Lots of people want to know how to make a horse canter. Although there are some specific ways to try making a horse canter, all horses are trained a little differently- so there’s no one right answer for how to make a horse canter. What works for one horse may not work for another, so to make your horse canter, try these different methods:
1. Voice cues
Some horses are trained to voice cues. If you are riding an unfamiliar horse, try kissing, clucking, or smooching. Hold on, because some very well-trained horses will automatically leap into a canter at the sound of their cue!
2. Use your body
One other way to make a horse transition into a canter is by using your body to give the signal.
This is the most natural method for a horse, and when executed correctly the horse will slip into a very smooth transition that is comfortable for horse and rider. To begin, as you are riding at a comfortable trot, slide your outside leg back behind the girth (the outside leg is the leg on the outside of the arena, if you are not riding in an arena or other natural circle, bend your horse to one direction just slightly before you give the cue as this will help them balance their body through the transition).
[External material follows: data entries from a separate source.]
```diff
+                quad_transpose(wh, l); quad_transpose(wl, l);
+                if (ok) {
+                  *reinterpret_cast<uint4*>(out_hi + o + 32 * jb + 8 * l) = make_uint4(wh[0], wh[1], wh[2], wh[3]);
+                  *reinterpret_cast<uint4*>(out_lo + o + 32 * jb + 8 * l) = make_uint4(wl[0], wl[1], wl[2], wl[3]);
+                }
+              } else if (ok) {
+#pragma unroll
+                for (int g = 0; g < 4; ++g) {
+                  *reinterpret_cast<uint32_t*>(out_hi + o + 8 * (4 * jb + g) + cp) = wh[g];
+                  *reinterpret_cast<uint32_t*>(out_lo + o + 8 * (4 * jb + g) + cp) = wl[g];
+                }
+              }
+            }
           });
 }
 
@@ -150,12 +196,12 @@
   auto at = [&](int j, int h, int plane) {
     return reinterpret_cast<__half2*>(row0 + plane * 65536 + h * 1024 + (j >> 3) * 16384 + (((j & 7) ^ sw) << 4));
   };
-  ln_rows(d, sc, bias, gamma, beta, cp,
-          [&](int j, float (&x)[4]) {
+  ln_rows<1>(d, sc, bias, gamma, beta, cp,
+          [&](int j, float (&x)[128]) {
 #pragma unroll
             for (int h = 0; h < 2; ++h) {
               const float2 hi = __half22float2(*at(j, h, 0)), lo = __half22float2(*at(j, h, 1));
-              x[2 * h] = (x[2 * h] + hi.x) + lo.x; x[2 * h + 1] = (x[2 * h + 1] + hi.y) + lo.y;
+              x[4 * j + 2 * h] = (x[4 * j + 2 * h] + hi.x) + lo.x; x[4 * j + 2 * h + 1] = (x[4 * j + 2 * h + 1] + hi.y) + lo.y;
             }
           },
           [&](int j, const float (&y)[4]) {
@@ -188,7 +234,7 @@
   const int ntiles = p.m_tiles * p.n_tiles;
   const int nlocal = (ntiles - (int)blockIdx.x + (int)gridDim.x - 1) / (int)gridDim.x;
   auto decode = [&](int j, int& m0, int& n0) {
-    const int t = (int)blockIdx.x + j * (int)gridDim.x;
+    const int t = (int)blockIdx.x + j * nctaid_x();
     m0 = (t / p.n_tiles) * BM;
     n0 = (t % p.n_tiles) * BN;
   };
@@ -213,11 +259,24 @@
     for (int j = 0; j < nlocal; ++j) {
       int m0, n0;
       decode(j, m0, n0);
-      tl_event(p.tl, tl_n, 1, j);
       for (int kb = 0; kb < p.kblocks; ++kb, ++kbg) {
         const int s = kbg % STAGES;
         mbar_wait(smem_u32(&bar_empty[s]), (((uint32_t)(kbg / STAGES)) & 1u) ^ 1u);
         if (elect_one()) {
+          if (EPI == EPI_LN && kb == 0 && p.ln_vec && p.res_hi) {
+            auto pf = [&](int m) {
+              const int64_t o = (int64_t)m * p.ld_res;
+              const uint32_t bytes = (uint32_t)(min(BM, p.M - m) * p.ld_res * 2);
+              bulk_prefetch_l2(p.res_hi + o, bytes);
+              bulk_prefetch_l2(p.res_lo + o, bytes);
+            };
+            if (j == 0) pf(m0);
+            if (j + 1 < nlocal) {
+              int m1, n1;
+              decode(j + 1, m1, n1);
+              pf(m1);
+            }
+          }
           if (kb == 0 && j + 1 < nlocal) {
             int m1, n1;
             decode(j + 1, m1, n1);
@@ -277,7 +336,7 @@
     const int r_lo = m0 + cw * 64 + (warp & 3) * 16 + (lane >> 2);
     if constexpr (EPI == EPI_LN) {
       ln_epilogue(d, p.inv_scale, p.bias, p.res_hi, p.res_lo, p.ld_res, p.gamma, p.beta, p.out_hi, p.out_lo, p.ld_out,
-                  r_lo, p.M, cp);
+                  r_lo, p.M, lane, p.ln_vec != 0);
     } else if constexpr (EPI == EPI_FAST) {
       const bool ok0 = r_lo < p.M, ok1 = r_lo + 8 < p.M;
       const int64_t o0 = (int64_t)r_lo * p.ld_out + p.out_col0 + n0 + cp, o1 = o0 + (int64_t)8 * p.ld_out;
@@ -845,6 +904,7 @@
   int sm_count = 132;
   int ffn_fused = 1;
   int ffn_split = 1;
+  int ln_vec = 1;
 };
 
 TcCtx* tc_create(int device) {
@@ -875,6 +935,8 @@
 }
 void tc_destroy(TcCtx* c) { delete c; }
 
+static bool planes_aligned16(const ActBuf& b) { return ((uintptr_t)b.hi & 15) == 0 && ((uintptr_t)b.lo() & 15) == 0; }
+
 static int pick_bn(const GemmArgs& g) { return (g.w.N % 256 == 0) ? 256 : 128; }
 
 bool tc_gemm_supported(const TcCtx* c, const GemmArgs& g) {
@@ -957,6 +1019,10 @@
   if (!ok) return false;
   TcParams p;
   fill_params(g, ln, bn, &p);
+  if (ln) {
+    const bool res_ok = !ln->res.hi || (planes_aligned16(ln->res) && ln->res.cols % 8 == 0);
+    p.ln_vec = c->ln_vec && res_ok && planes_aligned16(ln->out) && ln->out.cols % 8 == 0;
+  }
   const bool f32 = !ln && g.vec_f32 && !g.out.hi && g.out_f32 && !g.res_f32 && !g.addtab && !g.zero_lengths &&
                    g.in_group >= g.M && g.out_group == 0 && g.out_off == 0 && g.w.N % 2 == 0 && g.ldc % 2 == 0 &&
                    ((uintptr_t)g.out_f32 & 7) == 0 && (g.act == ACT_NONE || g.act == ACT_LEAKY);
@@ -989,13 +1055,18 @@
   c->ffn_split = on;
   return old;
 }
+int tc_set_ln_vec(TcCtx* c, int on) {
+  if (!c) return 0;
+  const int old = c->ln_vec;
+  c->ln_vec = on;
+  return old;
+}
 int tc_set_ffn_fused(TcCtx* c, int on) {
   if (!c) return 0;
   const int old = c->ffn_fused;
   c->ffn_fused = on;
   return old;
 }
-static bool planes_aligned16(const ActBuf& b) { return ((uintptr_t)b.hi & 15) == 0 && ((uintptr_t)b.lo() & 15) == 0; }
 
 bool tc_ffn_supported(const TcCtx* c, const GemmArgs& g1, const GemmArgs& g2, const LnArgs& l2) {
   if (!c || !c->ffn_fused) return false;
diff --git a/mld_b200/csrc/gemm_tc.h b/mld_b200/csrc/gemm_tc.h
--- a/mld_b200/csrc/gemm_tc.h
+++ b/mld_b200/csrc/gemm_tc.h
@@ -16,3 +16,4 @@
              float* scratch, int* flags, cudaStream_t st);
 int tc_set_ffn_split(TcCtx* c, int on);
 int tc_set_ffn_fused(TcCtx* c, int on);
+int tc_set_ln_vec(TcCtx* c, int on);
diff --git a/mld_b200/csrc/tc_common.cuh b/mld_b200/csrc/tc_common.cuh
--- a/mld_b200/csrc/tc_common.cuh
+++ b/mld_b200/csrc/tc_common.cuh
@@ -78,6 +78,9 @@
   asm volatile("cp.async.bulk.prefetch.tensor.2d.L2.global.tile [%0, {%1, %2}];"
                ::"l"(reinterpret_cast<uint64_t>(map)), "r"(c0), "r"(c1) : "memory");
 }
+__device__ __forceinline__ void bulk_prefetch_l2(const void* p, uint32_t bytes) {
+  asm volatile("cp.async.bulk.prefetch.L2.global [%0], %1;" ::"l"(p), "r"(bytes) : "memory");
+}
 __device__ __forceinline__ void tma_prefetch_desc(const CUtensorMap* map) {
   asm volatile("prefetch.tensormap [%0];" ::"l"(reinterpret_cast<uint64_t>(map)) : "memory");
 }
```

Press your outside leg against the side of your horse just behind the girth. If you are coordinated enough, at the same time relax your grip on the inside rein and slide your inside hip forward in the saddle. If you time this motion right- this subtle movement is so strong to the horse that they cannot help but take the next stride in a canter! Many riders can benefit from doing a hip-opening mounted stretch before working on canter transitions.
3. Use a prop
If your horse is reluctant to canter or purposely avoids it, try laying a pole in the middle of your riding area. Ride your horse up to the pole at a trot, and ride forward over the pole. Many horses will naturally make a small jump and take the next few strides at a canter.
If you follow the horse and ride the canter well and encourage your horse to stay in the gait, they should remain at a canter. Be very careful, as horses who have not jumped over polls before may act unpredictably, including stopping dead in their tracks which can unseat a rider. You may wish to lunge your horse over the polls a few times without a rider first, so they understand how to hold their own body over the pole before navigating it with the rider.
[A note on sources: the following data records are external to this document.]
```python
# ... 33 lines not shown
class _CaarOperatorGeometry(C.Structure):
    _fields_ = [(n, C.c_void_p) for n in ("D", "Dinv", "metdet", "rmetdet", "spheremp", "mp", "metinv", "tensorVisc",
                                           "vec_sph2cart")]


class _CaarOperatorScalars(C.Structure):
    _fields_ = [("rrearth", C.c_double), ("alpha", C.c_double), ("beta", C.c_double), ("nu_ratio", C.c_double)]


SPHERE_OPERATORS = {
    "gradient_sphere": (0, False, True), "divergence_sphere": (1, True, False), "vorticity_sphere": (2, True, False),
    "divergence_sphere_wk": (3, True, False), "laplace_simple": (4, False, False), "laplace_tensor": (5, False, False),
    "curl_sphere_wk_testcov": (6, False, True), "grad_sphere_wk_testcov": (7, False, True),
    "vlaplace_sphere_wk_contra": (8, True, True), "vlaplace_sphere_wk_cartesian": (9, True, True),
    "gradient_sphere_update": (10, False, True), "divergence_sphere_update": (11, True, False),
    "vlaplace_sphere_wk_cartesian_damped": (12, True, True),
    "laplace_tensor_replace": (13, False, False),
}


class CaarLibrary:

    BOUNDARY_SYMBOLS = (
        "caar_supported", "caar_supported_ex", "caar_abi_version", "caar_device_count", "caar_strerror", "caar_array_len",
        "caar_algorithmic_bytes", "caar_launch", "caar_launch_steps", "caar_sphere_operator", "caar_sphere_operator_range",
        "caar_sphere_operator_ex", "caar_euler_step", "caar_preq_hydrostatic", "caar_preq_omega_ps", "caar_sphere_operator_host",
        "caar_preq_hydrostatic_host", "caar_preq_omega_ps_host", "caar_launch_state_norms", "caar_layout_from_f90",
        "caar_layout_to_f90", "caar_arrays_alloc", "caar_arrays_free", "caar_create", "caar_destroy", "caar_upload",
        "caar_download", "caar_upload_f90", "caar_download_f90", "caar_upload_f90_arrays", "caar_run", "caar_run_steps",
        "caar_sync", "caar_device_arrays", "caar_stream", "caar_state_norms", "caar_map_host", "caar_run_mapped",
        "caar_unmap_host")
    TUNING_SYMBOLS = (
        "caar_kernel_name", "caar_num_variants", "caar_select_variant", "caar_selected_variant", "caar_variant_info",
        "caar_set_xcd_chunked", "caar_set_cache_window", "caar_get_cache_window", "caar_set_adaptive_window",
        "caar_get_adaptive_window", "caar_adaptive_window_state", "caar_adaptive_window_reset", "caar_adaptive_window_lock_count",
        "caar_context_cache_window",
        "caar_set_fused_steps", "caar_get_fused_steps", "caar_has_fused_steps", "caar_arrays_alloc_ex",
        "caar_arrays_placement", "caar_create_ex", "caar_stream_copy", "caar_stream_copy_tuned",
        "caar_stream_copy_tuned_variants", "caar_stream_copy_tuned_info", "caar_traffic_skeleton", "caar_time_runs",
        "caar_reciprocal", "caar_debug_dp3d_violations")
    F90_SYMBOLS = ("caar_launch_f90", "caar_launch_steps_f90")
    DSS_SYMBOLS = ("caar_dss_plan_create", "caar_dss_plan_destroy", "caar_dss_plan_info", "caar_dss_launch")
    SYMBOLS = BOUNDARY_SYMBOLS + TUNING_SYMBOLS + F90_SYMBOLS + DSS_SYMBOLS

    def __init__(self, path=LIB_PATH):
        if not os.path.exists(path):
            raise CaarError(
                "HIP extension %s is missing: build it with `python -m tinman_sandbox_amd.build` "
                "(there is no CPU fallback)" % path)
        L = self.lib = C.CDLL(path)
        for s in self.SYMBOLS:
            getattr(L, s)
        vp = C.c_void_p
        L.caar_supported.argtypes = [C.c_int, C.c_int]
        L.caar_supported_ex.argtypes = [C.c_int, C.c_int, C.c_int]
        L.caar_debug_dp3d_violations.argtypes = [C.c_int]
        L.caar_debug_dp3d_violations.restype = C.c_longlong
        L.caar_strerror.argtypes = [C.c_int]
        L.caar_strerror.restype = C.c_char_p
        L.caar_array_len.argtypes = [C.POINTER(_CaarDims), C.c_int]
        L.caar_array_len.restype = C.c_longlong
        L.caar_algorithmic_bytes.argtypes = [C.c_int, C.c_int, C.c_int]
        L.caar_algorithmic_bytes.restype = C.c_longlong
        L.caar_launch.argtypes = [C.POINTER(_CaarDims), C.POINTER(_CaarArrays), vp,
                                  C.POINTER(_CaarParams), vp]
        L.caar_launch_steps.argtypes = [C.POINTER(_CaarDims), C.POINTER(_CaarArrays), vp, C.POINTER(_CaarParams), C.c_int,
                                        C.c_int, vp]
        L.caar_launch_f90.argtypes = [C.POINTER(_CaarDims), C.POINTER(_CaarArrays), vp, C.POINTER(_CaarParams), vp]
        L.caar_launch_steps_f90.argtypes = [C.POINTER(_CaarDims), C.POINTER(_CaarArrays), vp, C.POINTER(_CaarParams), C.c_int,
                                            C.c_int, vp]
        L.caar_launch_state_norms.argtypes = [C.POINTER(_CaarDims), C.POINTER(_CaarArrays), C.c_int,
                                              C.c_int, C.c_int, vp, vp]
        L.caar_sphere_operator.argtypes = [C.POINTER(_CaarDims), C.POINTER(_CaarArrays), vp, C.c_int, C.c_int,
                                           C.c_int, vp, vp, C.c_double, vp]
        L.caar_sphere_operator_range.argtypes = [C.POINTER(_CaarDims), C.POINTER(_CaarArrays), vp, C.c_int, C.c_int,
                                                 C.c_int, C.c_int, vp, vp, C.c_double, vp]
        L.caar_euler_step.argtypes = [C.POINTER(_CaarDims), C.POINTER(_CaarOperatorGeometry), vp, C.c_int, C.c_int, C.c_int,
                                      C.c_int, C.c_double, C.c_double, vp, vp, vp, vp]
        L.caar_sphere_operator_ex.argtypes = [C.POINTER(_CaarDims), C.POINTER(_CaarOperatorGeometry), vp, C.c_int, C.c_int,
                                              C.c_int, C.c_int, vp, vp, C.POINTER(_CaarOperatorScalars), vp]
        L.caar_preq_hydrostatic.argtypes = [C.POINTER(_CaarDims), C.c_int, vp, vp, vp, vp, C.c_double, vp, vp]
        L.caar_preq_omega_ps.argtypes = [C.POINTER(_CaarDims), C.c_int, vp, vp, vp, vp, vp]
        L.caar_sphere_operator_host.argtypes = [C.POINTER(_CaarDims), C.POINTER(_CaarArrays), vp, C.c_int, C.c_int, vp, vp,
                                                C.c_double]
        L.caar_preq_hydrostatic_host.argtypes = [C.POINTER(_CaarDims), vp, vp, vp, vp, C.c_double, vp]
        L.caar_preq_omega_ps_host.argtypes = [C.POINTER(_CaarDims), vp, vp, vp, vp]
        L.caar_reciprocal.argtypes = [vp, vp, C.c_longlong, vp]
        L.caar_kernel_name.argtypes = [C.c_int, C.c_int]
        L.caar_kernel_name.restype = C.c_char_p
        L.caar_num_variants.argtypes = [C.c_int, C.c_int]
        L.caar_select_variant.argtypes = [C.c_int, C.c_int, C.c_int]
        L.caar_variant_info.argtypes = [C.c_int, C.c_int, C.c_int]
        L.caar_variant_info.restype = C.c_char_p
        L.caar_set_xcd_chunked.argtypes = [C.c_int]
        L.caar_set_cache_window.argtypes = [C.c_longlong]
        L.caar_get_cache_window.restype = C.c_longlong
        L.caar_adaptive_window_state.argtypes = [vp, C.POINTER(C.c_double), C.POINTER(C.c_double), C.POINTER(C.c_longlong)]
        L.caar_adaptive_window_lock_count.restype = C.c_longlong
        L.caar_context_cache_window.argtypes = [vp]
        L.caar_context_cache_window.restype = C.c_longlong
        L.caar_selected_variant.argtypes = [C.c_int, C.c_int]
        L.caar_layout_from_f90.argtypes = [C.POINTER(_CaarDims), C.POINTER(_CaarArrays),
                                           C.POINTER(_CaarArrays), C.c_int, C.c_int, vp]
        L.caar_layout_to_f90.argtypes = [C.POINTER(_CaarDims), C.POINTER(_CaarArrays),
                                         C.POINTER(_CaarArrays), C.c_int, C.c_int, C.c_int, vp]
        L.caar_stream_copy.argtypes = [vp, vp, C.c_longlong, C.c_int, vp]
        L.caar_stream_copy_tuned.argtypes = [vp, vp, C.c_longlong, C.c_int, vp]
        L.caar_stream_copy_tuned_info.argtypes = [C.c_int]
        L.caar_stream_copy_tuned_info.restype = C.c_char_p
        L.caar_traffic_skeleton.argtypes = [C.POINTER(_CaarDims), C.POINTER(_CaarArrays),
                                            C.POINTER(_CaarParams), C.c_int, vp]
        L.caar_arrays_alloc.argtypes = [C.POINTER(vp), C.POINTER(_CaarDims), C.c_int, C.POINTER(_CaarArrays)]
        L.caar_arrays_alloc_ex.argtypes = [C.POINTER(vp), C.POINTER(_CaarDims), C.c_int, C.POINTER(_CaarPlacement),
                                           C.POINTER(_CaarArrays)]
        L.caar_arrays_free.argtypes = [vp]
        L.caar_arrays_placement.argtypes = [vp, C.POINTER(C.c_longlong), C.POINTER(C.c_longlong)]
        L.caar_create.argtypes = [C.POINTER(vp), C.POINTER(_CaarDims), C.c_int]
        L.caar_create_ex.argtypes = [C.POINTER(vp), C.POINTER(_CaarDims), C.c_int, C.POINTER(_CaarPlacement)]
        L.caar_destroy.argtypes = [vp]
        L.caar_destroy.restype = None
        L.caar_upload.argtypes = [vp, C.POINTER(_CaarArrays), C.c_int, C.c_int]
        L.caar_download.argtypes = [vp, C.POINTER(_CaarArrays), C.c_int, C.c_int, C.c_int]
        L.caar_upload_f90.argtypes = [vp, C.POINTER(_CaarArrays), C.c_int, C.c_int]
        L.caar_upload_f90_arrays.argtypes = [vp, C.POINTER(_CaarArrays), C.c_int, C.c_int, C.c_uint]
        L.caar_download_f90.argtypes = [vp, C.POINTER(_CaarArrays), C.c_int, C.c_int, C.c_int]
        L.caar_run.argtypes = [vp, C.POINTER(_CaarParams)]
        L.caar_sync.argtypes = [vp]
        L.caar_device_arrays.argtypes = [vp, C.POINTER(_CaarArrays)]
        L.caar_stream.argtypes = [vp]
# ... 594 lines not shown
```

If the pole on the ground doesn’t work, and you are an experienced rider with safety equipment, you may try raising the pole off the ground by a few inches. (Never attempt a real jump without proper safety equipment and instruction!) Be sure to reward your horse with your hands and voice when he does canter. Make sure when he strides into the canter (it could be bumpy!) not to yank on the reins. Holding onto a big handful of your horse’s mane may help steady your hands to prevent this.
4. External motivation
You may also, gently, use a whip to make your horse canter. Safe riding crops are designed to “pop” without causing actual pain. Make sure it is a short whip that is just long enough to swat your horse’s rump to remind him to be motivated to canter. Be aware of transition aided by the use of a crop, especially the first time, may be very bumpy!
If used fairly and correctly, a whip can be a good tool to help backup your natural aids to help make a horse canter. You may only need to actually use the crop a few times; my favorite show horse had the gaits of a plodding old cart horse until you picked up a short crop from the ringside. He knew just the presence of the crop meant my cues had backup! This resulted in a happy, forward gait and balanced transitions without ever having to lift the crop!
Research sources used for this article:
- Eckardt, F., & Witte, K. (2016). Kinematic analysis of the rider according to different skill levels in sitting trot and canter. Journal of Equine Veterinary Science, 39, 51-57.